We can also create a wider DataFrame by concatenating them horizontally (placing them side-by-side).

In [None]:
pd.concat([df1, df3], axis=1)

Now, let's look at a more common and powerful case.

### Joining DataFrames

So far, we've had all our information in a single dataset. But often, data is split across several related tables that we need to work with together. For example, one table might hold product information, a second might have customer information, and a third could track transactions (which links customers to the products they bought).

To avoid duplicating information and to keep the transaction table from getting unnecessarily large, it might only have three essential columns: `CustomerID`, `ProductID`, and `Timestamp`.

If you want to know which warehouse a product is in and where it needs to be shipped, you need what's called a `join`.

A join lets you combine tables. For our example, you could `join` the customer's address from the customer table and the warehouse location from the product table onto the transaction table. This works because the transaction table contains a **unique identifier** for each customer and product.

In this part, we will use data from the Football Champions League ([Source](https://www.kaggle.com/datasets/pabloramoswilkins/ucl-2025-players-data/data)). As you'll see, the information is spread across several different tables instead of being in one large file.

Suppose we want to know which player plays for which team. To find this out, we need to **join** the `players_data` with the `teams_data`.

In [None]:
import pandas as pd

# As before, let's load the data into separate variables
df_players = pd.read_csv("players_data.csv")
df_teams = pd.read_csv("teams_data.csv")

We need to find an identifier that exists in both tables. In this case, we see `id_team` in the players table and `team_id` in the teams table.

In [None]:
df_players.head(3)

In [None]:
df_teams.head(3)

Now we can perform the **join**. We'll use the `pd.merge()` function for this.

In [None]:
# The order of the DataFrames matters. The first one is the "left" table, and the second is the "right".
pd.merge(df_players, df_teams, how="left", left_on="id_team", right_on="team_id")

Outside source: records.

+	v_add3_u32 v18, s42, v108, v98
+	s_waitcnt lgkmcnt(0)
+	s_barrier
+	s_mul_i32 s26, s22, 12
+	s_mul_hi_u32 s22, s24, 12
+	ds_read_b128 v[10:13], v14
+	ds_read_b128 v[14:17], v14 offset:8208
+	ds_read_b128 v[18:21], v18
+	s_add_i32 s23, s22, s26
+	s_mul_i32 s22, s24, 12
+	s_add_u32 s22, s28, s22
+	v_mad_u64_u32 v[22:23], s[24:25], s24, 12, v[0:1]
+	s_addc_u32 s23, s29, s23
+	v_add_u32_e32 v23, s26, v23
+	s_waitcnt lgkmcnt(1)
+	global_store_dwordx4 v[22:23], v[14:17], off offset:2048 nt
+	s_xor_b32 s41, s41, 1
+	s_add_i32 s37, s37, s40
+	v_lshl_add_u64 v[14:15], s[22:23], 0, v[70:71]
+	v_lshl_add_u64 v[16:17], v[22:23], 0, s[20:21]
+	s_add_i32 s33, s33, -1
+	s_add_i32 s60, s60, s61
+	v_cndmask_b32_e64 v15, v17, v15, s[12:13]
+	v_cndmask_b32_e64 v14, v16, v14, s[12:13]
+	s_cmp_eq_u32 s33, 0
+	s_waitcnt lgkmcnt(0)
+	global_store_dwordx4 v[14:15], v[18:21], off nt
+	global_store_dwordx4 v100, v[10:13], s[22:23] nt
+	s_cbranch_scc1 .LBB194_154
+.LBB194_125:
diff --git a/simple_mmd_renderer_amd/csrc/kernels.hip b/simple_mmd_renderer_amd/csrc/kernels.hip
--- a/simple_mmd_renderer_amd/csrc/kernels.hip
+++ b/simple_mmd_renderer_amd/csrc/kernels.hip
@@ -190,6 +190,53 @@
     CopyFast<THREADS, CA, CB, 0, WT>::run(img, gapB, outA, outB, tid);
 }
 
+#ifndef MMDX_LOOP_UNIFORM_COPY
+#define MMDX_LOOP_UNIFORM_COPY 1
+#endif
+#ifndef MMDX_LOOP_UNIT_SCALE
+#define MMDX_LOOP_UNIT_SCALE 1
+#endif
+
+constexpr int copy_chunks_a(int layout) { return int(kTileVerts) * (layout == MMDX_OUT_SOA ? 12 : (layout == MMDX_OUT_VERTEX32 ? 32 : 6)) / 16; }
+constexpr int copy_chunks_b(int layout) { return layout == MMDX_OUT_VERTEX32 ? 0 : int(kTileVerts) * 12 / 16; }
+template <int THREADS, int CA, int CB>
+struct CopyMid {
+    static constexpr bool kHas = CB > 0 && CA % THREADS != 0;
+    static constexpr int kStep = CA / THREADS;
+    static __device__ __forceinline__ bool in_a(uint32_t wave) { return wave * 64u + uint32_t(kStep * THREADS) < uint32_t(CA); }
+    static __device__ __forceinline__ unsigned char *base(unsigned char *pa, unsigned char *pb, bool mid_a) {
+        return mid_a ? pa + kStep * THREADS * 16 : pb - (CA - kStep * THREADS) * 16;
+    }
+};
+
+template <int THREADS, int CA, int CB, int I>
+struct CopyUniform {
+    static __device__ __forceinline__ void run(const unsigned char *img, uint32_t gapB, unsigned char *pa, unsigned char *pb,
+                                               unsigned char *pm, bool mid_a, uint32_t wave, uint32_t tid16) {
+        constexpr int TOTAL = CA + CB;
+        static_assert(CA % 64 == 0 && TOTAL % 64 == 0 && THREADS % 64 == 0, "a wave's chunks must lie in one image");
+        if constexpr (I * THREADS < TOTAL) {
+            using Mid = CopyMid<THREADS, CA, CB>;
+            constexpr bool kMid = Mid::kHas && Mid::kStep == I;
+            const bool on = (I + 1) * THREADS <= TOTAL ? true : wave * 64u + uint32_t(I * THREADS) < uint32_t(TOTAL);
+            const bool inA = kMid ? mid_a : I * THREADS < CA;
+            const uint32_t lofs = uint32_t(I * THREADS) * 16u + (inA ? 0u : gapB - uint32_t(CA) * 16u);
+            float4 v = make_float4(0.f, 0.f, 0.f, 0.f);
+            if (on) v = *reinterpret_cast<const float4 *>(img + lofs + tid16);
+            CopyUniform<THREADS, CA, CB, I + 1>::run(img, gapB, pa, pb, pm, mid_a, wave, tid16);
+            if (on) {
+                unsigned char *dst = kMid ? pm : (I * THREADS < CA ? pa + I * THREADS * 16 : pb + (I * THREADS - CA) * 16);
+                store16(reinterpret_cast<float4 *>(dst + tid16), v);
+            }
+        }
+    }
+};
+
+struct LoopForms {
+    uint32_t wave;
+    bool mid_a;
+};
+
 struct Slot {
     v2f pxy, nxy, uv;
     float pz, nz;
@@ -583,15 +630,18 @@
 };
 
 struct NoHook { __device__ __forceinline__ void operator()() const {} };
-template <int THREADS, int LAYOUT, int VPT, bool TILE, bool ALL_FAST, bool WT = false, bool BOUNDS = false, typename Hook = NoHook>
+template <int THREADS, int LAYOUT, int VPT, bool TILE, bool ALL_FAST, bool WT = false, bool BOUNDS = false, bool FORMS = false,
+          bool UNIT = false, typename Hook = NoHook>
 __device__ __forceinline__ void skin_instance(const DeformParams &p, const Slot (&sl)[VPT], const float4 *P,
                                               unsigned char *img, uint32_t inst, uint32_t v0, uint32_t nvt,
                                               const v2f (&cxy)[VPT], const float (&cz)[VPT], int tid, Hook after_barrier = Hook(),
-                                              BoundsOut bo = BoundsOut{nullptr, nullptr}) {
+                                              BoundsOut bo = BoundsOut{nullptr, nullptr}, const LoopForms *lf = nullptr,
+                                              unsigned char *pa = nullptr, unsigned char *pb = nullptr, unsigned char *pm = nullptr) {
+    static_assert(!FORMS || (ALL_FAST && !TILE), "the loop forms belong to the ALL_FAST loop");
     const size_t vbase = size_t(inst) * p.pitch + v0;
     const bool al = p.out_aligned != 0;
-    const uint32_t sh4 = al ? uint32_t((vbase * 3) & 3) : 0u;
-    const uint32_t sh8 = al ? uint32_t((vbase * 3) & 7) : 0u;
+    const uint32_t sh4 = FORMS ? 0u : (al ? uint32_t((vbase * 3) & 3) : 0u);
+    const uint32_t sh8 = FORMS ? 0u : (al ? uint32_t((vbase * 3) & 7) : 0u);
     float bmn[3], bmx[3];
     if constexpr (BOUNDS) {
 #pragma unroll
@@ -600,14 +650,19 @@
 #pragma unroll
     for (int k = 0; k < VPT; ++k) {
         const Slot &q = sl[k];
-        if (!q.act) continue;
+        if constexpr (!FORMS) {
+            if (!q.act) continue;
+        }
         const M12 m = skin_matrix(q, P);
         v2f oxy, rxy;
         float oz, rz;
         xform_pos(m, cxy[k], cz[k], oxy, oz);
         xform_nrm(m, q.nxy, q.nz, rxy, rz);
-        oxy = oxy * p.pos_scale;
-        oz = oz * p.pos_scale;
+        if constexpr (!UNIT) {
+            oxy = oxy * p.pos_scale;
+            oz = oz * p.pos_scale;
+            if constexpr (LAYOUT == MMDX_OUT_SOA_POS16) asm volatile("" : "+v"(oxy), "+v"(oz));
+        }
         if constexpr (BOUNDS) {
             float w[3] = {oxy.x, oxy.y, oz};
             if constexpr (LAYOUT == MMDX_OUT_SOA_POS16) {
@@ -673,6 +728,13 @@
         }
     }
     const bool fast = ALL_FAST || (al && nvt == kTileVerts && sh4 == 0 && sh8 == 0);
+    if constexpr (FORMS && !WT && MMDX_LOOP_UNIFORM_COPY != 0) {
+        uint32_t tid16 = uint32_t(tid) * 16u;
+        asm volatile("" : "+v"(tid16));
+        constexpr uint32_t kGapB = LAYOUT == MMDX_OUT_SOA ? kSoaImgBytes : (LAYOUT == MMDX_OUT_VERTEX32 ? 0u : kP16ImgBytes);
+        CopyUniform<THREADS, copy_chunks_a(LAYOUT), copy_chunks_b(LAYOUT), 0>::run(img, kGapB, pa, pb, pm, lf->mid_a, lf->wave, tid16);
+        return;
+    }
     if constexpr (LAYOUT == MMDX_OUT_SOA) {
         float *oa = reinterpret_cast<float *>(p.out_a), *ob = reinterpret_cast<float *>(p.out_b);
         if (fast)
@@ -782,8 +844,30 @@
     uint32_t buf = 0;
     constexpr uint32_t kAlignVerts = LAYOUT == MMDX_OUT_SOA_POS16 ? 8u : (LAYOUT == MMDX_OUT_SOA ? 4u : 1u);
     const bool all_fast = !TILE && p.out_aligned != 0 && nvt == kTileVerts && p.pitch % kAlignVerts == 0 && v0 % kAlignVerts == 0;
-    auto instances = [&](auto all_fast_tag) {
+    constexpr bool kCrowdForms = !TILE && THREADS == 256 && (MORPH == kMorphNone || MORPH == kMorphShared);
+    constexpr size_t kBytesA = LAYOUT == MMDX_OUT_SOA ? 12u : (LAYOUT == MMDX_OUT_VERTEX32 ? 32u : 6u), kBytesB = 12u;
+    auto instances = [&](auto all_fast_tag, auto unit_tag) {
     constexpr bool kAllFast = decltype(all_fast_tag)::value;
+    constexpr bool kForms = kCrowdForms && kAllFast;
+    constexpr bool kUnit = kForms && decltype(unit_tag)::value;
+    LoopForms lf{0u, false};
+    using Mid = CopyMid<THREADS, copy_chunks_a(LAYOUT), copy_chunks_b(LAYOUT)>;
+    unsigned char *pa = nullptr, *pb = nullptr, *pm = nullptr;
+    size_t step_a = 0, step_b = 0, step_m = 0;
+    if constexpr (kForms) {
+        lf.wave = __builtin_amdgcn_readfirstlane(uint32_t(tid) >> 6);
+        lf.mid_a = Mid::in_a(lf.wave);
+        if constexpr (!SELECT) {
+            const size_t vb = size_t(inst0) * p.pitch + v0;
+            pa = reinterpret_cast<unsigned char *>(p.out_a) + vb * kBytesA;
+            step_a = size_t(istep) * p.pitch * kBytesA;
+            if constexpr (copy_chunks_b(LAYOUT) != 0) {
+                pb = reinterpret_cast<unsigned char *>(p.out_b) + vb * kBytesB;
+                step_b = size_t(istep) * p.pitch * kBytesB;
+            }
+            if constexpr (Mid::kHas) { pm = Mid::base(pa, pb, lf.mid_a); step_m = lf.mid_a ? step_a : step_b; }
+        }
+    }
     auto run_instance = [&](uint32_t g, const v2f (&cxy)[VPT], const float (&cz)[VPT], auto hook) {
         uint32_t sel_inst = 0u;
         if constexpr (SELECT) {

Wow, that table has become quite large again. We really only wanted to know which player is on which team. We can select only the columns we want to keep during the join:

In [None]:
df_player_team = pd.merge(df_players[["id_player", "id_team", "player_name"]], df_teams[["team_id", "team"]], how="left", left_on="id_team", right_on="team_id")
df_player_team.head()

That looks much cleaner, but now we have the team ID in our table twice. We can remove extra columns after the fact.

In [None]:
df_player_team = df_player_team.drop("team_id", axis=1)
df_player_team.head()

Now we can easily answer which players are on a team's roster.

In [None]:
df_player_team[df_player_team.team == "FC Bayern München"]

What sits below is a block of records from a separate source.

void FFModel::profiled(const Op* op, bool fwd, const std::function<void()>& fn) const {
  ffh_event e0, e1;
  check(api->ffh_event_create(ctx, &e0), "event");
  check(api->ffh_event_create(ctx, &e1), "event");
  check(api->ffh_event_record(ctx, e0, stream), "event");
  fn();
  check(api->ffh_event_record(ctx, e1, stream), "event");
  check(api->ffh_event_sync(ctx, e1), "event");
  float ms = 0.0f;
  check(api->ffh_event_elapsed_ms(ctx, e0, e1, &ms), "event");
  api->ffh_event_destroy(ctx, e0);
  api->ffh_event_destroy(ctx, e1);
  const char* dir = fwd ? "forward" : "backward";
  switch (op->op_type) {
    case OP_LINEAR:
      if (fwd) printf("%s [Linear] forward time = %.2lfms\n", op->name, (double)ms);
      else printf("Linear backward time = %.2lfms\n", (double)ms);
      break;
    case OP_BATCHMATMUL: printf("BatchMatmul %s time = %.2lfms\n", dir, (double)ms); break;
    case OP_EMBEDDING:
      printf("[Embedding x%zu] %s time = %.4f ms\n", embeddings.size(), dir, ms);
      break;
    default: printf("[%s] %s time = %.4f ms\n", op->name, dir, ms); break;
  }
}

void FFModel::issue_embedding_forward_on_side_stream() const {
  if (use_workers()) {
    const FFModel* self = this;
    side_worker->post([self](ffh_ctx* wc) {
      self->check(self->api->ffh_stream_wait_event(wc, self->side_stream, self->ev_fork), "fork");
      self->embedding_group_forward(self->side_stream, wc);
      self->check(self->api->ffh_event_record(wc, self->ev_join, self->side_stream), "join");
    });
  } else {
    if (fork_recorded) check(api->ffh_stream_wait_event(ctx, side_stream, ev_fork), "fork");
    probe_record(0, side_stream, ctx);
    embedding_group_forward(side_stream);
    probe_record(1, side_stream, ctx);
    check(api->ffh_event_record(ctx, ev_join, side_stream), "join");
    if (fold.layer && fold_w_recorded) {
      check(api->ffh_stream_wait_event(ctx, side_stream, ev_fold_w), "fold: weights ready");
      fold_products_and_sum(side_stream, ctx);
      check(api->ffh_event_record(ctx, ev_fold_done, side_stream), "fold: sum ready");
      fold_on_side = true;
    }
    if (early_sort_possible(1)) {
      launch_shard_groups(this, kSortOnly, side_stream, ctx);
      emb_sorted_early = true;
    }
  }
  emb_forward_issued = true;
  emb_forward_joined = false;
}

void FFModel::fold_products_and_sum(ffh_stream s, ffh_ctx* cx) const {
  const Linear* li = fold.layer;
  const Embedding* e0 = fold.tables[0];
  check(api->fold->ffh_fold_product(cx, fold.groups.data(), (int)fold.groups.size(), (const float*)li->weights[0].impl->ptr, li->in_padded, e0->out_channels,
                                    li->out_channels, s), "fold_product");
  check(api->fold->ffh_fold_gather_add(cx, fold.gather.data(), (int)fold.gather.size(), e0->inputs[0].adim[0], li->out_channels, local_batch, FFH_AGGR_MODE_SUM,
                                       fold.S, li->out_channels, s), "fold_gather_add");
}

void FFModel::fold_weight_gradient(const Linear* li, float* dbp, ffh_stream dws, ffh_stream gemm_stream) const {
  const Tensor& y = li->outputs[0];
  const Embedding* e0 = fold.dw_tables[0];
  const int64_t b = local_rows(y, this);
  const int out = li->out_channels, ng = (int)fold.dw_groups.size();
  if (api->fold->ffh_fold_segment_sum(fold.sum_ctx, fold.dw_sum.data(), ng, e0->inputs[0].adim[0], out, b, dws) != FFH_OK)
    die("%s: fold_segment_sum failed: %s", li->name, api->ffh_last_error_string(fold.sum_ctx));
  check(api->fold->ffh_fold_dw_product(ctx, fold.dw_groups.data(), ng, li->weights[0].impl->grad, li->in_padded, e0->out_channels, out, dws), "fold_dw_product");
  check(api->ffh_event_record(ctx, ev_fold_e_read, dws), "fold: table rows read");
  fold_e_read_recorded = true;
  if (gemm_stream != dws && fold_dw_defer) { fold_dw_pending = li; fold_dw_pending_db = dbp; return; }
  fold_kept_dw_gemm(li, dbp, gemm_stream, gemm_stream != dws);
}
void FFModel::fold_kept_dw_gemm(const Linear* li, float* dbp, ffh_stream s, bool off_dw_stream) const {
  const Tensor &x = li->inputs[0], &y = li->outputs[0];
  check(api->fold->ffh_fold_linear_bwd_dw(ctx, (const float*)x.impl->ptr, x.impl->ld, y.impl->grad, y.impl->grad_ld, li->weights[0].impl->grad, dbp, li->in_padded, li->out_channels,
                                          local_rows(y, this), fold.dw_kept.data(), (int)fold.dw_kept.size(), s), li->name);
  if (off_dw_stream) {
    check(api->ffh_event_record(ctx, ev_fold_x_read, s), "fold: layer input read");
    fold_x_read_recorded = true;
    n_fold_dw_on_compute++;
  }
}
bool FFModel::fold_schedule_route() const {
  return fold.layer && !fold.dw_tables.empty() && fold.layer->forks_dw(*this) && config.overlap_embedding && !use_workers() && !config.profiling;
}
bool FFModel::fold_dw_on_compute() const { return fold_schedule_route() && !config.fold_dw_behind_sum; }
bool FFModel::fold_update_early() const { return fold_schedule_route() && fold.dx && !config.fold_update_behind_products; }

void FFModel::fold_table_update(ffh_stream s, ffh_ctx* cx) const {
  const Linear* li = fold.layer;
  const Embedding* e0 = fold.dw_tables[0];
  const int ng = (int)fold.dw_groups.size();
  const float* w = (const float*)li->weights[0].impl->ptr;
  if (lr_route == kLrDevice) {
    check(api->fold->ffh_fold_table_update_lr(cx, fold.dw_groups.data(), ng, w, li->in_padded, e0->out_channels, li->out_channels, lr_block[1], s), "fold_table_update_lr");
  } else {
    ffh_sparse_opt rule;
    sparse_rule(rule);
    check(api->fold->ffh_fold_table_update(cx, fold.dw_groups.data(), ng, w, li->in_padded, e0->out_channels, li->out_channels, rule.lr, s), "fold_table_update");
  }
}
bool FFModel::fold_dx_table(const Embedding* e) const {
  if (!fold.dx) return false;
  for (const Embedding* t : fold.dw_tables) if (t == e) return true;
  return false;
}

<font color='green'>**Your turn: Using similar techniques and the `goals_data.csv` dataset, find out which player scored the most goals.**</font>

In [None]:
# Your code here

<font color='green'>**Bonus Task: Which team scored the most headers (German: "Kopfballtore")?**</font>

In [None]:
# Your code here

<font color='green'>**Advanced Bonus Task: The defenders of which team committed the most fouls?**</font>

In [None]:
# Your code here

## Playground
<font color='green'>**Feel free to do more analysis here if you like 😊**</font>

In [None]:
# Your code here

# Interactive Visualization with `altair`
In the past, we learned to use `pandas.plot()`, `matplotlib.pyplot`, and `seaborn` to create static visualizations. We've already used some of those methods in this course.

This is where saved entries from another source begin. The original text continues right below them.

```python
class FusedAR:

    def __init__(self, plan: ArPlan, device: torch.device, act: int, bound: float, slope: float, variant: int = 0) -> None:
        self.plan = plan
        self.variant = variant
        self.device = device
        self.act = act
        self.bound = bound
        self.slope = slope
        self.skip = torch.from_numpy(plan.skip.view(np.int32).copy()).to(device)
        self.featmap = torch.from_numpy(plan.featmap.copy()).to(device)
        self.gather = [torch.from_numpy(g).to(device) for g in plan.gather]
        self.bias_gather = [torch.from_numpy(g).to(device) for g in plan.bias_gather]
        self.stream = torch.empty(plan.n_blocks * 256, dtype=torch.float32, device=device)
        self.bias_floats = plan.bias_off[-1] + len(plan.bias_gather[-1])
        self.bias = torch.empty(self.bias_floats, dtype=torch.float32, device=device)
        self._stamp = None
        self._fine_stamp = None
        self.generic_ok = plan.max_width <= MAX_WIDTH and plan.layout.kind <= 4
        self.eps = 1e-6
        self._gl = None
# ... 280 lines not shown
```

Before: 70.82 million samples/s.

## Use fma_mix f16 split, asm ReLU, packed descale, and selectable half ring geometry

```diff
diff --git a/zuko_amd/csrc/fused_ar_half_impl.h b/zuko_amd/csrc/fused_ar_half_impl.h
--- a/zuko_amd/csrc/fused_ar_half_impl.h
+++ b/zuko_amd/csrc/fused_ar_half_impl.h
@@ -26,19 +26,123 @@
   inv_s = __builtin_amdgcn_ldexpf(1.0f, -ea);
 }
 
+#ifndef ARH_SPLIT_FORM
+#define ARH_SPLIT_FORM 4
+#endif
+typedef _Float16 f16x2 __attribute__((ext_vector_type(2)));
+typedef float f32x2 __attribute__((ext_vector_type(2)));
+
 __device__ __forceinline__ void arh_split(const f32x4& lo, const f32x4& hi, float s, ArhB& b) {
   if (ARX_ABL == 6) {
     b.h = __builtin_bit_cast(f16x8, lo); b.l = __builtin_bit_cast(f16x8, hi);
     return;
   }
-#pragma unroll
-  for (int e = 0; e < 8; ++e) {
-    const float v = (e < 4 ? lo[e] : hi[e - 4]) * s;
-    const _Float16 h = (_Float16)v;
-    const float r = v - (float)h;
-    b.h[e] = h;
-    b.l[e] = (_Float16)r;
-  }
+  if constexpr (ARH_SPLIT_FORM == 0) {
+#pragma unroll
+    for (int e = 0; e < 8; ++e) {
+      const float v = (e < 4 ? lo[e] : hi[e - 4]) * s;
+      const _Float16 h = (_Float16)v;
+      const float r = v - (float)h;
+      b.h[e] = h;
+      b.l[e] = (_Float16)r;
+    }
+  } else {
+    typedef unsigned u32x4 __attribute__((ext_vector_type(4)));
+    u32x4 hp, lp;
+#pragma unroll
+    for (int p = 0; p < 4; ++p) {
+      const float x0 = p < 2 ? lo[2 * p] : hi[2 * p - 4], x1 = p < 2 ? lo[2 * p + 1] : hi[2 * p - 3];
+      if constexpr (ARH_SPLIT_FORM == 1) {
+        const f32x2 v = f32x2{x0, x1} * f32x2{s, s};
+        const f16x2 h = __builtin_convertvector(v, f16x2);
+        const f32x2 r = v - __builtin_convertvector(h, f32x2);
+        hp[p] = __builtin_bit_cast(unsigned, h);
+        lp[p] = __builtin_bit_cast(unsigned, __builtin_convertvector(r, f16x2));
+      } else if constexpr (ARH_SPLIT_FORM == 2) {
+        const float v0 = x0 * s, v1 = x1 * s;
+        const f16x2 h = __builtin_convertvector(f32x2{v0, v1}, f16x2);
+        const float r0 = v0 - (float)h[0], r1 = v1 - (float)h[1];
+        hp[p] = __builtin_bit_cast(unsigned, h);
+        lp[p] = __builtin_bit_cast(unsigned, __builtin_convertvector(f32x2{r0, r1}, f16x2));
+      } else if constexpr (ARH_SPLIT_FORM == 3) {
+        const float v0 = x0 * s, v1 = x1 * s;
+        unsigned h, l;
+        asm("v_cvt_pk_f16_f32 %0, %1, %2" : "=v"(h) : "v"(v0), "v"(v1));
+        asm("v_fma_mixlo_f16 %0, %1, 1.0, -%2 op_sel_hi:[0,0,1]" : "=v"(l) : "v"(v0), "v"(h));
+        asm("v_fma_mixhi_f16 %0, %1, 1.0, -%2 op_sel:[0,0,1] op_sel_hi:[0,0,1]" : "+v"(l) : "v"(v1), "v"(h));
+        hp[p] = h;
+        lp[p] = l;
+      } else {
+        unsigned h, l;
+        asm("v_fma_mixlo_f16 %0, %1, %2, 0" : "=v"(h) : "v"(x0), "v"(s));
+        asm("v_fma_mixhi_f16 %0, %1, %2, 0" : "+v"(h) : "v"(x1), "v"(s));
+        asm("v_fma_mixlo_f16 %0, %1, %2, -%3 op_sel_hi:[0,0,1]" : "=v"(l) : "v"(x0), "v"(s), "v"(h));
+        asm("v_fma_mixhi_f16 %0, %1, %2, -%3 op_sel:[0,0,1] op_sel_hi:[0,0,1]" : "+v"(l) : "v"(x1), "v"(s), "v"(h));
+        hp[p] = h;
+        lp[p] = l;
+      }
+    }
+    b.h = __builtin_bit_cast(f16x8, hp);
+    b.l = __builtin_bit_cast(f16x8, lp);
+  }
+}
+
+#ifndef ARH_RELU_FORM
+#define ARH_RELU_FORM 1
+#endif
+__device__ __forceinline__ void arh_relu(f32x4& v) {
+  if constexpr (ARH_RELU_FORM == 0) {
+#pragma unroll
+    for (int r = 0; r < 4; ++r) v[r] = v[r] < 0.f ? 0.f : v[r];
+  } else if constexpr (ARH_RELU_FORM == 2) {
+#pragma unroll
+    for (int r = 0; r < 4; ++r) {
+      float x = v[r];
+      asm("v_max_f32 %0, 0, %0" : "+v"(x));
+      v[r] = x;
+    }
+  } else if constexpr (ARH_RELU_FORM == 3) {
+#pragma unroll
+    for (int r = 0; r < 4; ++r) {
+      float x = v[r];
+      int t;
+      asm("v_add_i32 %1, %0, %2 clamp\n\t"
+          "v_ashrrev_i32 %1, 31, %1\n\t"
+          "v_bfi_b32 %0, %1, 0, %0"
+          : "+v"(x), "=&v"(t) : "s"(0x7fffff));
+      v[r] = x;
+    }
+  } else {
+    unsigned long long m0, m1, m2, m3;
+    float a = v[0], b = v[1], c = v[2], d = v[3];
+    asm("s_nop 0\n\t"
+        "v_cmp_ngt_f32_e64 %4, 0, %0\n\t"
+        "v_cmp_ngt_f32_e64 %5, 0, %1\n\t"
+        "v_cmp_ngt_f32_e64 %6, 0, %2\n\t"
+        "v_cmp_ngt_f32_e64 %7, 0, %3\n\t"
+        "v_cndmask_b32_e64 %0, 0, %0, %4\n\t"
+        "v_cndmask_b32_e64 %1, 0, %1, %5\n\t"
+        "v_cndmask_b32_e64 %2, 0, %2, %6\n\t"
+        "v_cndmask_b32_e64 %3, 0, %3, %7"
+        : "+v"(a), "+v"(b), "+v"(c), "+v"(d), "=&s"(m0), "=&s"(m1), "=&s"(m2), "=&s"(m3));
+    v = f32x4{a, b, c, d};
+  }
+}
+
+#ifndef ARH_DESCALE_PK
+#define ARH_DESCALE_PK 1
+#endif
+__device__ __forceinline__ f32x4 arh_descale(const f32x4& acc, float d, const f32x4& bs) {
+  f32x4 o;
+  if constexpr (ARH_DESCALE_PK) {
+    const f32x2 dd = {d, d};
+    const f32x2 lo = __builtin_elementwise_fma(f32x2{acc[0], acc[1]}, dd, f32x2{bs[0], bs[1]}), hi = __builtin_elementwise_fma(f32x2{acc[2], acc[3]}, dd, f32x2{bs[2], bs[3]});
+    o = f32x4{lo[0], lo[1], hi[0], hi[1]};
+  } else {
+#pragma unroll
+    for (int r = 0; r < 4; ++r) o[r] = __builtin_fmaf(acc[r], d, bs[r]);
+  }
+  return o;
 }
 
 #define ARH_MFMA(A, B, C) C = __builtin_amdgcn_mfma_f32_16x16x32_f16(__builtin_bit_cast(f16x8, A), B, C, 0, 0, 0)
@@ -88,10 +192,7 @@
       if (ARX_FENCE) __builtin_amdgcn_sched_barrier(0);
       arh_block(a[cur], in[ip], acc);
       if (ARX_FENCE) __builtin_amdgcn_sched_barrier(0);
-      if constexpr (last_of_tile) {
-#pragma unroll
-        for (int r = 0; r < 4; ++r) out[ot][r] = __builtin_fmaf(acc[r], d, bs[r]);
-      }
+      if constexpr (last_of_tile) out[ot] = arh_descale(acc, d, bs);
     });
   }
 }
@@ -104,13 +205,16 @@
     float amax = 0.f;
     if constexpr (S::ACT == 1) {
 #pragma unroll
-      for (int t = 0; t < HTL; ++t)
-#pragma unroll
-        for (int r = 0; r < 4; ++r) {
-          if (ARH_RELU_INT) out[t][r] = __builtin_bit_cast(float, max(__builtin_bit_cast(int, out[t][r]), 0));
-          else out[t][r] = out[t][r] < 0.f ? 0.f : out[t][r];
-          amax = fmaxf(amax, out[t][r]);
+      for (int t = 0; t < HTL; ++t) {
+        if (ARH_RELU_INT) {
+#pragma unroll
+          for (int r = 0; r < 4; ++r) out[t][r] = __builtin_bit_cast(float, max(__builtin_bit_cast(int, out[t][r]), 0));
+        } else {
+          arh_relu(out[t]);
         }
+#pragma unroll
+        for (int r = 0; r < 4; ++r) amax = fmaxf(amax, out[t][r]);
+      }
     } else {
       if constexpr (S::ACT != 0) {
 #pragma unroll 1
@@ -137,7 +241,7 @@
 
 template <class S, typename Uni, bool DIAG = false> __global__ __launch_bounds__(64 * S::WAVES, S::OCC) void arh_kernel(ArArgs a) {
   typedef ArRingS<S::WAVES, S::CH, S::NR> Ring;
-  static_assert(S::WAVES == 8 && S::NR == 3 && S::TMAX <= 16 && S::TMAX % 2 == 0 && S::OCC == 2, "two-part split kernels: widths <= 256, two wavefronts per SIMD");
+  static_assert(S::WAVES == 8 && (S::NR == 2 || S::NR == 3) && S::TMAX <= 16 && S::TMAX % 2 == 0 && S::OCC == 2, "two-part split kernels: widths <= 256, two wavefronts per SIMD");
   constexpr int NT = Uni::NT, FPL = Uni::FPL, TOTAL = Uni::TOTAL, WAVES = S::WAVES;
   constexpr int NG = S::NG;
   constexpr int NSTEP = S::GOFF[NG];
diff --git a/zuko_amd/static_ar.py b/zuko_amd/static_ar.py
--- a/zuko_amd/static_ar.py
+++ b/zuko_amd/static_ar.py
@@ -300,10 +300,11 @@
     t, gathers = ts
     if t["WAVES"] != 8 or t["NH"] > 3 or uni_kind in SPLIT_ONLY_KINDS or t["CH"] != 24:
         return None
+    geom = half_geometry(t, plan.bias_off[-1] + len(plan.bias_gather[-1]))
     cached = getattr(plan, "_half_cache", None)
-    if cached is not None and cached[0] == (uni_kind, act):
+    if cached is not None and cached[0] == (uni_kind, act, geom):
         return cached[1]
-    ch, NH, nt = t["CH"], t["NH"], plan.layout.nt
+    (ch, nr), NH, nt = geom, t["NH"], plan.layout.nt
     n_last = t["GOFF"][-1] * nt
     cursor = 2 * (sum(t["NB"]) + n_last)
     n_chunks = -(-cursor // ch)
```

However, you can often gain more insights from interactive visualizations. For this, Python offers numerous libraries.

In this chapter, we'll focus on `altair`, a Python package that is easy to read and write, yet offers a wide range of possibilities. You can learn more about it [here](https://altair-viz.github.io/) and find many cool examples in the [Altair Example Gallery](https://altair-viz.github.io/gallery/index.html).

This next command shows you which version of `Altair` you are using on your system. This notebook is prepared for **Altair version 5**. The syntax for interactive elements changed significantly from version 4 to 5, so be sure you're looking at the right documentation if you explore on your own!


In [None]:
import altair as alt
alt.__version__

## The Basics

In [None]:
import pandas as pd
df_players = pd.read_csv("players_data.csv")

Since we'll be using these columns frequently, it makes sense to rename them to something simpler. We can use `rename()` for this and overwrite the original DataFrame.

In [None]:
df_players = df_players.rename(columns={"weight(kg)": "weight", "height(cm)":"height"})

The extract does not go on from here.